Your task ▸
Please state how many lines of the records below contain the word "constexpr". Give the number and nothing else.

Entries taken from a collection ▸
§ §

__device__ __forceinline__ void cut4(float4 v, uint32_t himask, u32x2& p1, u32x2& p2, u32x2& p3) {
    float x0 = v.x, x1 = v.y, x2 = v.z, x3 = v.w;
    p1 = u32x2{__builtin_amdgcn_perm(as_u(x1), as_u(x0), 0x07060302u), __builtin_amdgcn_perm(as_u(x3), as_u(x2), 0x07060302u)};
    x0 -= as_f(as_u(x0) & himask); x1 -= as_f(as_u(x1) & himask); x2 -= as_f(as_u(x2) & himask); x3 -= as_f(as_u(x3) & himask);
    p2 = u32x2{__builtin_amdgcn_perm(as_u(x1), as_u(x0), 0x07060302u), __builtin_amdgcn_perm(as_u(x3), as_u(x2), 0x07060302u)};
    x0 -= as_f(as_u(x0) & himask); x1 -= as_f(as_u(x1) & himask); x2 -= as_f(as_u(x2) & himask); x3 -= as_f(as_u(x3) & himask);
    p3 = u32x2{__builtin_amdgcn_perm(as_u(x1), as_u(x0), 0x07060302u), __builtin_amdgcn_perm(as_u(x3), as_u(x2), 0x07060302u)};
}

__device__ __forceinline__ u32x4 tr_frag(uint32_t addr) {
    const s16x4 lo = __builtin_amdgcn_ds_read_tr16_b64_v4i16(LDS_AS(s16x4, (uintptr_t)addr));
    const s16x4 hi = __builtin_amdgcn_ds_read_tr16_b64_v4i16(LDS_AS(s16x4, (uintptr_t)(addr + 16 * ROWB)));
    const u32x2 l2 = __builtin_bit_cast(u32x2, lo), h2 = __builtin_bit_cast(u32x2, hi);
    return u32x4{l2.x, l2.y, h2.x, h2.y};
}

__device__ __forceinline__ f32x4 mfma16(u32x4 a, u32x4 b, f32x4 c) {
    return __builtin_amdgcn_mfma_f32_16x16x32_bf16(__builtin_bit_cast(bf16x8, a), __builtin_bit_cast(bf16x8, b), c, 0, 0, 0);
}

constexpr int WTN = 2 * MMDFN_TNS_TN;
constexpr int ROWB_W = 544;
constexpr int PLANE_W = SK * ROWB_W;
constexpr int IMG_W = 3 * PLANE_W;
static_assert(IMG_B + IMG_W <= LDS_B, "the wide form's single stage fits the narrow form's LDS");

__device__ __forceinline__ u32x4 tr_frag_w(uint32_t addr) {
    const s16x4 lo = __builtin_amdgcn_ds_read_tr16_b64_v4i16(LDS_AS(s16x4, (uintptr_t)addr));
    const s16x4 hi = __builtin_amdgcn_ds_read_tr16_b64_v4i16(LDS_AS(s16x4, (uintptr_t)(addr + 16 * ROWB_W)));
    const u32x2 l2 = __builtin_bit_cast(u32x2, lo), h2 = __builtin_bit_cast(u32x2, hi);
    return u32x4{l2.x, l2.y, h2.x, h2.y};
}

§ §

Written response ▸
4